GermlineFilter works in an encrypted fashion, allowing its use on a public server. The software is executed in two steps (Fig. 1). For the first step, performed offline, a VCF file containing germline calls is generated using paired tumour and normal BAM files. For each germline SNP in the VCF file, the chromosome, position, reference base and alternate base are extracted. This information is hashed and written to a file that is then encrypted. It is this encrypted file of hashes rather than the actual variants that is then transferred to the server. It is technically possible to reveal the actual germline variants if their hashes are successfully matched with hashes of known variants. As such, the encryption serves as an additional security measure. For the next step, online somatic VCF filtering is performed. At runtime, the truth germline VCF is decrypted in memory and the somatic VCF undergoes preprocessing and hashing. Finally, an in-memory comparison of hashes is done and the number of matches is returned. At no point are the decrypted germline variant hashes stored on the server. GermlineFilter can spawn multiple instances to process multiple germline VCFs for different tumours or multiple somatic VCFs for a single tumour. The user chooses the encryption and hashing protocols, with strong default settings in place to help minimize risks such as hash collisions. The user also has the option to specify alternative germline call sets, such as a list of all dbSNP entries, although these would elevate the false-negative rate by removing true somatic mutations. Another feature for local use allows the user to obtain a list of the actual positions of the germline leaks within the somatic VCF. This list can be used to filter out the germline mutations in preparation for publication.

The GermlineFilter software package was written in Python 2.7 and it is supported for Unix and Linux platforms. The encryption and hashing is done using the PyCrypto v2.6.1 Python module. The tool currently supports two encryption protocols -- AES (default) and Blowfish, as well as two hashing protocols -- SHA512 (default) and md5, selected for their security and broad usage. GermlineFilter v1.2 is the stable version and it is available for download at: https://pypi.python.org/pypi/GermlineFilter. Alternatively, it can be installed via pip install GermlineFilter.

Data

The analysis data was taken from Ewing et al. [25] and it consists of the first three publicly available in silico datasets from the ICGC-TCGA DREAM Somatic Mutation Calling Challenge and their corresponding SNV submissions from the challenge participants. The truth germline calls were generated using GATK HaplotypeCaller v3.3. A description of the synthetic tumour data and a summary of participating teams and their submissions can be found in Additional file 1: Table S1. All challenge submissions and their scores are listed in Additional file 2: Table S2.

For each of the 259 submissions we calculated: precision (the fraction of submitted calls that are true somatic SNVs), recall (the fraction of true somatic SNVs that are identified by the caller) and the F1-score (the harmonic mean of precision and recall), as previously reported [25]. The F1-score was selected to be the accuracy metric as it does not rely on true negative information which, given the nature of somatic variant calling on whole genome sequencing data, would overwhelm alternative scoring metrics such as specificity (the fraction of non-SNV bases that are correctly identified as such by the caller).

Each tumour’s germline calls were encrypted separately using default methods: AES for encryption and SHA512 for hashing.
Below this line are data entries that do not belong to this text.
int runBinom16(const char* entry, const uchar* src, size_t sstep, uchar* dst, size_t dstep, int W, int H, int cn, int mL, int mT, int mR, int mB, int ksize, int border)
{
    if (disabled() || W <= 0 || H <= 0 || cn < 1 || cn > 4 || (ksize != 3 && ksize != 5 && ksize != 7 && ksize != 9) || border < 0 || border > B_REFLECT_101 ||
        mL < 0 || mT < 0 || mR < 0 || mB < 0 || ((sstep | dstep | (uintptr_t)src | (uintptr_t)dst) & 1))
        return MI355_DECLINED("disabled() || W <= 0 || H <= 0 || cn < 1 || cn > 4 || ksize not in {3, 5, 7, 9} || border outside CONSTANT .. REFLECT_101 || negative margins || odd pointers / steps");
    Stager stg;
    MI355_DECLINE_IF(!ensureDevice());
    const bool hostSrc = !isDevicePtr(src);
    MI355_DECLINE_IF(hostSrc && (size_t)W * H < minPixels());
    MI355_DECLINE_IF(!hostSrc && src == dst);
    size_t dss = 0, dds = 0;
    const size_t esz = (size_t)cn * 2;
    const uchar* top = src - (ptrdiff_t)mT * (ptrdiff_t)sstep - (ptrdiff_t)mL * (ptrdiff_t)esz;
    const uchar* dtop = stg.in(top, sstep, (size_t)(mL + W + mR) * esz, mT + H + mB, &dss);
    MI355_DECLINE_IF(!dtop);
    const uchar* dsrc = dtop + (size_t)mT * dss + (size_t)mL * esz;
    uchar* ddst = stg.out(dst, dstep, (size_t)W * esz, H, &dds);
    MI355_DECLINE_IF(!ddst);
    const Roi roi = {mL + W + mR, mT + H + mB, mL, mT};
    if (cn == 1 && (ksize == 3 || ksize == 5) && border != B_WRAP &&
// ... 60 lines not shown
        return gaussBatchFromHost(src_data, src_step, src_frame_stride, dst_data, dst_step, dst_frame_stride, nframes, width, height, cn, k, (int)ksize,
                                  border_type & ~MI355CV_BORDER_ISOLATED);
    if (nframes == 1)
        return runSmooth("gaussianBlurBinomialBatch", src_data, src_step, 0, dst_data, dst_step, 0, 1, width, height, cn,
                         0, 0, 0, 0, k, (int)ksize, k, (int)ksize, border_type & ~MI355CV_BORDER_ISOLATED, true);
    return runSmooth("gaussianBlurBinomialBatch", src_data, src_step, src_frame_stride, dst_data, dst_step, dst_frame_stride,
                     nframes, width, height, cn, 0, 0, 0, 0, k, (int)ksize, k, (int)ksize,
                     border_type & ~MI355CV_BORDER_ISOLATED, true);
}

MI355CV_API int mi355cv_gaussianBlur(const uchar* src_data, size_t src_step, uchar* dst_data, size_t dst_step,
        int width, int height, int depth, int cn, size_t margin_left, size_t margin_top, size_t margin_right,
        size_t margin_bottom, size_t ksize_width, size_t ksize_height, double sigmaX, double sigmaY, int border_type)
{
    mi355::EntryGuard entry_(__func__);
    if (depth != MI355CV_8U) {
        if (depth != MI355CV_16U && depth != MI355CV_16S && depth != MI355CV_32F) return MI355_DECLINED("depth is none of 8U / 16U / 16S / 32F");
        const int n = (int)ksize_width, m = (int)ksize_height;
        if (n < 1 || m < 1 || n > lim::GAUSS_FLOAT_MAX_KSIZE || m > lim::GAUSS_FLOAT_MAX_KSIZE || !(n & 1) || !(m & 1)) return MI355_DECLINED("kernel size outside 1 .. lim::GAUSS_FLOAT_MAX_KSIZE or even");
        if (sigmaY <= 0) sigmaY = sigmaX;
        const double s1 = sigmaX > 0 ? sigmaX : 0, s2 = sigmaY > 0 ? sigmaY : 0;
        std::vector<double> dx, dy;
        MI355_DECLINE_IF(!gaussianKernelBitExact(n, s1, dx));
        if (m == n && std::fabs(s1 - s2) < 2.220446049250313e-16) dy = dx;
        else MI355_DECLINE_IF(!gaussianKernelBitExact(m, s2, dy));
        std::vector<float> fx(dx.begin(), dx.end()), fy(dy.begin(), dy.end());
        const int type = MI355CV_MAKETYPE(depth, cn);
        cvhalFilter2D* ctx = nullptr;
        int rc = mi355cv_sepFilterInit(&ctx, type, type, MI355CV_32F, reinterpret_cast<uchar*>(fx.data()), n, reinterpret_cast<uchar*>(fy.data()), m, -1, -1, 0.0, border_type);
        if (rc != MI355CV_OK) return rc;
        rc = mi355cv_sepFilter(ctx, const_cast<uchar*>(src_data), src_step, dst_data, dst_step, width, height, (int)(margin_left + (size_t)width + margin_right),
                               (int)(margin_top + (size_t)height + margin_bottom), (int)margin_left, (int)margin_top);
        (void)mi355cv_sepFilterFree(ctx);
        return rc;
    }
    if (margin_left | margin_top | margin_right | margin_bottom)
        return mi355::setError(MI355CV_NOT_IMPLEMENTED, "gaussianBlur: submatrix with real margins is the reference's sepFilter2D case");
    MI355_DECLINE_IF(ksize_width > (size_t)lim::GAUSS8U_MAX_KSIZE || ksize_height > (size_t)lim::GAUSS8U_MAX_KSIZE);
    if (sigmaY <= 0) sigmaY = sigmaX;
    std::vector<int64_t> qx, qy;
    MI355_DECLINE_IF(!gaussianKernelFixedQ((int)ksize_width, sigmaX > 0 ? sigmaX : 0, 8, qx));
    MI355_DECLINE_IF(!gaussianKernelFixedQ((int)ksize_height, sigmaY > 0 ? sigmaY : 0, 8, qy));
    uint16_t kx[lim::GAUSS8U_MAX_KSIZE], ky[lim::GAUSS8U_MAX_KSIZE];
    for (size_t i = 0; i < ksize_width; i++) { MI355_DECLINE_IF(qx[i] < 0 || qx[i] > 65535); kx[i] = (uint16_t)qx[i]; }
    for (size_t i = 0; i < ksize_height; i++) { MI355_DECLINE_IF(qy[i] < 0 || qy[i] > 65535); ky[i] = (uint16_t)qy[i]; }
    bool binom = ksize_width == ksize_height && (ksize_width == 3 || ksize_width == 5);
    if (binom) {
        const uint16_t* b = binomTaps(ksize_width);
        for (size_t i = 0; i < ksize_width; i++) if (kx[i] != b[i] || ky[i] != b[i]) binom = false;
    }
    return runSmooth("gaussianBlur", src_data, src_step, 0, dst_data, dst_step, 0, 1, width, height, cn,
                     (int)margin_left, (int)margin_top, (int)margin_right, (int)margin_bottom,
                     kx, (int)ksize_width, ky, (int)ksize_height, border_type & ~MI355CV_BORDER_ISOLATED, binom);
}

MI355CV_API int mi355cv_gaussianBlurBatch(const uchar* src_data, size_t src_step, size_t src_frame_stride, uchar* dst_data, size_t dst_step, size_t dst_frame_stride,
        int nframes, int width, int height, int depth, int cn, size_t ksize_width, size_t ksize_height, double sigmaX, double sigmaY, int border_type)
{
    mi355::EntryGuard entry_(__func__);
    MI355_DECLINE_IF(depth != MI355CV_8U);
    if (nframes < 1 || !(ksize_width & 1) || !(ksize_height & 1) || ksize_width > (size_t)lim::GAUSS8U_MAX_KSIZE || ksize_height > (size_t)lim::GAUSS8U_MAX_KSIZE)
        return MI355_DECLINED("nframes < 1 || even kernel size || ksize > lim::GAUSS8U_MAX_KSIZE");
    if (sigmaY <= 0) sigmaY = sigmaX;
    std::vector<int64_t> qx, qy;
    if (!gaussianKernelFixedQ((int)ksize_width, sigmaX > 0 ? sigmaX : 0, 8, qx) || !gaussianKernelFixedQ((int)ksize_height, sigmaY > 0 ? sigmaY : 0, 8, qy))
        return MI355_DECLINED("!gaussianKernelFixedQ");
    uint16_t kx[lim::GAUSS8U_MAX_KSIZE], ky[lim::GAUSS8U_MAX_KSIZE];
    for (size_t i = 0; i < ksize_width; i++) { MI355_DECLINE_IF(qx[i] < 0 || qx[i] > 65535); kx[i] = (uint16_t)qx[i]; }
    for (size_t i = 0; i < ksize_height; i++) { MI355_DECLINE_IF(qy[i] < 0 || qy[i] > 65535); ky[i] = (uint16_t)qy[i]; }
    bool binom = ksize_width == ksize_height && (ksize_width == 3 || ksize_width == 5);
    if (binom) {
        const uint16_t* b = binomTaps(ksize_width);
        for (size_t i = 0; i < ksize_width; i++) if (kx[i] != b[i] || ky[i] != b[i]) binom = false;
    }
    return runSmooth("gaussianBlurBatch", src_data, src_step, nframes > 1 ? src_frame_stride : 0, dst_data, dst_step, nframes > 1 ? dst_frame_stride : 0, nframes, width, height, cn,
                     0, 0, 0, 0, kx, (int)ksize_width, ky, (int)ksize_height, border_type & ~MI355CV_BORDER_ISOLATED, binom);
}

MI355CV_API int mi355cv_setParam(const char* key, int value)
{
    mi355::EntryGuard entry_(__func__);
    if (!key) return -1;
    if (!strcmp(key, "gauss_seg")) { tuneSeg() = value; return 0; }
    if (!strcmp(key, "gauss_variant")) { tuneVariant() = value > 0 ? value : kGaussVariantDefault; return 0; }
    if (!strcmp(key, "gauss_alt")) { tuneAlt() = value; return 0; }
    if (!strcmp(key, "gauss_launch_waves")) { tuneLaunchWaves() = value; return 0; }
    return -1;
}

MI355CV_API int mi355cv_copyProbe(const void* src, void* dst, size_t bytes, int perThread, int nt)
{
    mi355::EntryGuard entry_(__func__);
    MI355_DECLINE_IF(!ensureDevice() || (bytes & 15) || perThread < 1);
    size_t n16 = bytes / 16;
    size_t blocks = (n16 + (size_t)256 * perThread - 1) / ((size_t)256 * perThread);
    if (nt) hipLaunchKernelGGL((k_copy16<true>), dim3((unsigned)blocks), dim3(256), 0, stream(), (const uint4*)src, (uint4*)dst, n16, perThread);
    else    hipLaunchKernelGGL((k_copy16<false>), dim3((unsigned)blocks), dim3(256), 0, stream(), (const uint4*)src, (uint4*)dst, n16, perThread);
    if (hipGetLastError() != hipSuccess) return MI355CV_ERROR_UNKNOWN;
    if (!asyncMode()) (void)hipStreamSynchronize(stream());
    return MI355CV_OK;
}

MI355CV_API int mi355cv_copyProbeColwalk(const void* src, void* dst, int W, int H, int nframes, int segRows, int unroll)
{
    mi355::EntryGuard entry_(__func__);
    MI355_DECLINE_IF(!ensureDevice() || (W & 15));
    const int nchunks = W / 16, nstrips = divUp(nchunks, 64), nseg = divUp(H, segRows);
    const long long items = (long long)nstrips * nseg * nframes;
    dim3 grid((unsigned)((items + 3) / 4));
    const uchar* s = (const uchar*)src; uchar* d = (uchar*)dst;
    if (unroll == 1) hipLaunchKernelGGL((k_copy_colwalk<1>), grid, dim3(256), 0, stream(), s, d, (size_t)W, (size_t)W * H, H, nchunks, nstrips, segRows, nseg, nframes);
    else if (unroll == 2) hipLaunchKernelGGL((k_copy_colwalk<2>), grid, dim3(256), 0, stream(), s, d, (size_t)W, (size_t)W * H, H, nchunks, nstrips, segRows, nseg, nframes);
    else if (unroll == 5) hipLaunchKernelGGL((k_copy_colwalk<5>), grid, dim3(256), 0, stream(), s, d, (size_t)W, (size_t)W * H, H, nchunks, nstrips, segRows, nseg, nframes);
    else hipLaunchKernelGGL((k_copy_colwalk<10>), grid, dim3(256), 0, stream(), s, d, (size_t)W, (size_t)W * H, H, nchunks, nstrips, segRows, nseg, nframes);
    if (hipGetLastError() != hipSuccess) return MI355CV_ERROR_UNKNOWN;
    if (!asyncMode()) (void)hipStreamSynchronize(stream());
    return MI355CV_OK;
}

MI355CV_API int mi355cv_getGaussianKernelQ(int n, double sigma, int fractionBits, int64_t* taps)
{
    mi355::EntryGuard entry_(__func__);
    std::vector<int64_t> q;
    MI355_DECLINE_IF(!gaussianKernelFixedQ(n, sigma, fractionBits, q));
    for (int i = 0; i < n; i++) taps[i] = q[i];
    return MI355CV_OK;
}

MI355CV_API int mi355cv_getGaussianKernel(int n, double sigma, double* taps)
{
    mi355::EntryGuard entry_(__func__);
    std::vector<double> k;
    MI355_DECLINE_IF(!gaussianKernelBitExact(n, sigma, k));
    for (int i = 0; i < n; i++) taps[i] = k[i];
    return MI355CV_OK;
}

Somatic calls from all challenge submissions were filtered against their corresponding tumour’s encrypted germline calls. For a somatic SNV call to be designated a germline leak, it exactly matched a germline variant at the chromosome, position, reference allele and alternate allele.

The resulting germline leak counts were compared to F1-scores using Spearman correlation. The best team submissions per tumour were selected to look at leaked germline variant recurrence across tumours and mutation callers. Best submissions were defined as having the highest F1-score.

Visualization

All data figures were created using custom R scripts executed in the R statistical environment (v3.2.3) using the BPG (v5.6.8) package [34].